Organic-Inorganic Hybrid Materials: From "Simple" Coordination Polymers to Organodiamine-Templated Molybdenum Oxides.

作者信息

Hagrman PJ, Hagrman D, Zubieta J

机构信息

Department of Chemistry, Syracuse University, Syracuse, New York 13244 (USA).

出版信息

Angew Chem Int Ed Engl. 1999 Sep;38(18):2638-2684. doi: 10.1002/(sici)1521-3773(19990917)38:18<2638::aid-anie2638>3.0.co;2-4.
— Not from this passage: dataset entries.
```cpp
int vsrk_conv_fwd_row(const vsrk_conv_desc* d, const vsrk_tensor5* x, const void* w_packed, const float* bias,
                      const vsrk_tensor5* residual, const vsrk_tensor5* mask, const vsrk_tensor5* y, hipStream_t s) {
  if (g_row_mode == 0) return 0;
  if (d->kd != 1 || d->kh != 3 || d->kw != 3 || d->pd != 0 || d->ph != 1 || d->pw != 1) return 0;
  if (x->c != 64 || y->c != 64 || x->shuffle > 1 || y->shuffle > 1) return 0;
  if (d->prologue || d->mask_slope || d->bias_perm_r > 1 || d->subpixel) return 0;
  if (d->act != VSRK_ACT_NONE && d->act != VSRK_ACT_RELU) return 0;
  if (x->n != y->n || x->d != y->d || x->h != y->h || x->w != y->w) return 0;
  const int em = (residual ? CE_RES : 0) | (mask ? CE_MASK : 0) | (d->accumulate ? CE_ACC : 0) |
                 (d->act == VSRK_ACT_RELU ? CE_RELU : 0);
  if (em != 0 && em != CE_RELU && em != CE_RES && em != CE_MASK && em != (CE_RES | CE_ACC)) return 0;
  if (g_row_mode < 0 && !cr_default_on(em)) return 0;
  if (!chunk_ok(x, 2)) return 0;
  for (const vsrk_tensor5* t : {x, y, residual, mask}) {
    if (!t) continue;
    const int64_t span = (int64_t)(t->h - 1) * t->sh + (int64_t)(t->w - 1) * t->sw + 64;
    if (t->sn < 0 || t->sd < 0 || t->sh < 0 || t->sw < 0 || 2 * span >= 0x7FFFFFF0ll) return 0;
    if (t->sh >= (1ll << 30) || t->sw >= (1ll << 30)) return 0;
  }
  const int64_t nimg = (int64_t)y->n * y->d;
  if (nimg == 0 || y->h == 0 || y->w == 0) return 1;
  auto view = [](const vsrk_tensor5* t) {
    CrView v;
    v.ptr = (const char*)t->ptr;
    v.sn = t->sn; v.sd = t->sd; v.sh = (int)t->sh; v.sw = (int)t->sw;
    return v;
  };
  ConvRowArgs a;
  a.x = view(x);
  a.y = view(y);
  a.res = view(residual ? residual : y);
  a.msk = view(mask ? mask : y);
  a.w = w_packed;
  a.bias = bias;
  a.cin_pad = round_up(x->c, 32);
  a.cout_pad = round_up(y->c, 128);
  a.out_scale = d->out_scale;
  a.D = y->d; a.H = y->h; a.W = y->w;
  a.nseg = ceil_div(y->w, CR_SEG);
  const int64_t target = vsrk_capped_grid(cr_num_cus());
  const int64_t cols = nimg * a.nseg;
  int64_t nb = std::max<int64_t>(1, std::min<int64_t>(ceil_div64(target, cols), y->h));
  a.band_h = (int)std::max<int64_t>(ceil_div64(y->h, nb), std::min(CR_MINBAND, y->h));
  a.nband = ceil_div(y->h, a.band_h);
  const int64_t nitems = cols * a.nband;
  if (nitems >= (1ll << 31)) return 0;
  a.nitems = (int)nitems;
  const int grid = (int)vsrk_capped_grid(std::min<int64_t>(nitems, cr_num_cus()));
  int rc = vsrk_dispatch16(x->dtype, [&](auto tag) {
    using H = decltype(tag);
    switch (em) {
      case 0: return launch_row<0, H>(a, grid, s);
      case CE_RELU: return launch_row<CE_RELU, H>(a, grid, s);
      case CE_RES: return launch_row<CE_RES, H>(a, grid, s);
      case CE_MASK: return launch_row<CE_MASK, H>(a, grid, s);
      default: return launch_row<CE_RES | CE_ACC, H>(a, grid, s);
    }
  });
  return rc == VSRK_OK ? 1 : -rc;
}
```

### vsr_amd/csrc/conv_wgrad_row.hip

```cpp
#include <algorithm>
#include <cstdlib>
#include "conv_common.h"

namespace {
using namespace vsrk_conv;

constexpr int RW_NW = 8;
constexpr int RW_KC = 4;
constexpr int RW_SEG = 32 * RW_KC;
constexpr int RW_XV = RW_SEG + 8;
constexpr int RW_XP = RW_XV / 8;
constexpr int RW_YP = RW_SEG / 8;
constexpr int RW_NP = RW_XP + RW_YP;
constexpr int RW_NQ = (RW_NP + RW_NW - 1) / RW_NW;
constexpr int RW_XSLOT = RW_XP * 1024;
constexpr int RW_YSLOT = RW_YP * 1024;
constexpr int RW_NXS = 4, RW_NYS = 2;
constexpr int RW_YBASE = RW_NXS * RW_XSLOT;
constexpr int RW_LDS = RW_YBASE + RW_NYS * RW_YSLOT;
constexpr int RW_COW = 64;
constexpr int RW_SLAB = 9 * RW_COW * 64 + RW_COW;
constexpr uint32_t RW_OOB = 0x80000000u;

#ifndef RW_ABL
#define RW_ABL 0
#endif

__host__ __device__ constexpr int rw_swz(int j) { return 2 * ((j >> 1) & 1) + 4 * ((j >> 3) & 1); }

typedef __amdgpu_buffer_rsrc_t RwRsrc;
__device__ __forceinline__ RwRsrc rw_rsrc(const void* base) {
  const uint64_t b = (uint64_t)base;
  const uint64_t u = ((uint64_t)(uint32_t)__builtin_amdgcn_readfirstlane((int)(uint32_t)(b >> 32)) << 32) |
                     (uint32_t)__builtin_amdgcn_readfirstlane((int)(uint32_t)b);
  return __builtin_amdgcn_make_buffer_rsrc((void*)u, 0, 0x7FFFFFF0, 0x00020000);
}
typedef uint32_t rw_u32x4 __attribute__((ext_vector_type(4)));
__device__ __forceinline__ void rw_st16(uint32_t addr, uint4 v) {
  *(__attribute__((address_space(3))) rw_u32x4*)(size_t)addr = __builtin_bit_cast(rw_u32x4, v);
}

typedef float f32x4_t __attribute__((ext_vector_type(4)));
template <typename H> struct V8R;
template <> struct V8R<bf16> { typedef bf16x8 type; };
template <> struct V8R<f16> { typedef f16x8 type; };
__device__ __forceinline__ f32x4_t rw_mfma(bf16x8 a, bf16x8 b, f32x4_t c) {
  return __builtin_amdgcn_mfma_f32_16x16x32_bf16(a, b, c, 0, 0, 0);
}
__device__ __forceinline__ f32x4_t rw_mfma(f16x8 a, f16x8 b, f32x4_t c) {
  return __builtin_amdgcn_mfma_f32_16x16x32_f16(a, b, c, 0, 0, 0);
}
__device__ __forceinline__ uint4 rw_frag(uint32_t p0, uint32_t p1) {
  const v4i16 a = __builtin_amdgcn_ds_read_tr16_b64_v4i16((lds_v4i16*)(size_t)p0);
  const v4i16 b = __builtin_amdgcn_ds_read_tr16_b64_v4i16((lds_v4i16*)(size_t)p1);
  return __builtin_bit_cast(uint4, __builtin_shufflevector(a, b, 0, 1, 2, 3, 4, 5, 6, 7));
}

constexpr int RW_MAXB = 16;

struct RowArgs {
  const char* x;
  const char* dy;
  int xoff[RW_MAXB], yoff[RW_MAXB];
  uint16_t tapm[RW_MAXB];
  int tapm_x;
  float* ws;
  int64_t xsn, xsd, xsh, xsw, ysn, ysd, ysh, ysw;
  int xd, H, W;
  int bands, band_h, nseg, ncot, ncic, nsplit;
  int want_bias;
  int prio;
};
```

DOI:10.1002/(sici)1521-3773(19990917)38:18<2638::aid-anie2638>3.0.co;2-4
PMID:10508356
Abstract

A blueprint for the design of oxide materials is provided by nature. By borrowing from nature's ability to influence inorganic microstructures in biomineralization processes and in the hydrothermal synthesis of complex minerals, a new class of materials in which organic components exert a role in controlling inorganic microstructure is evolving. By employing members of the ever-expanding class of polymeric coordination complex cations, novel molybdenum oxide substructures, such as the one shown, may be prepared.

摘要

自然界为氧化物材料的设计提供了蓝图。通过借鉴自然界在生物矿化过程和复杂矿物水热合成中影响无机微观结构的能力,一类新的材料正在不断发展,在这类材料中有机成分在控制无机微观结构方面发挥作用。通过使用不断扩大的聚合配位复合阳离子类别中的成员,可以制备出如图所示的新型氧化钼亚结构。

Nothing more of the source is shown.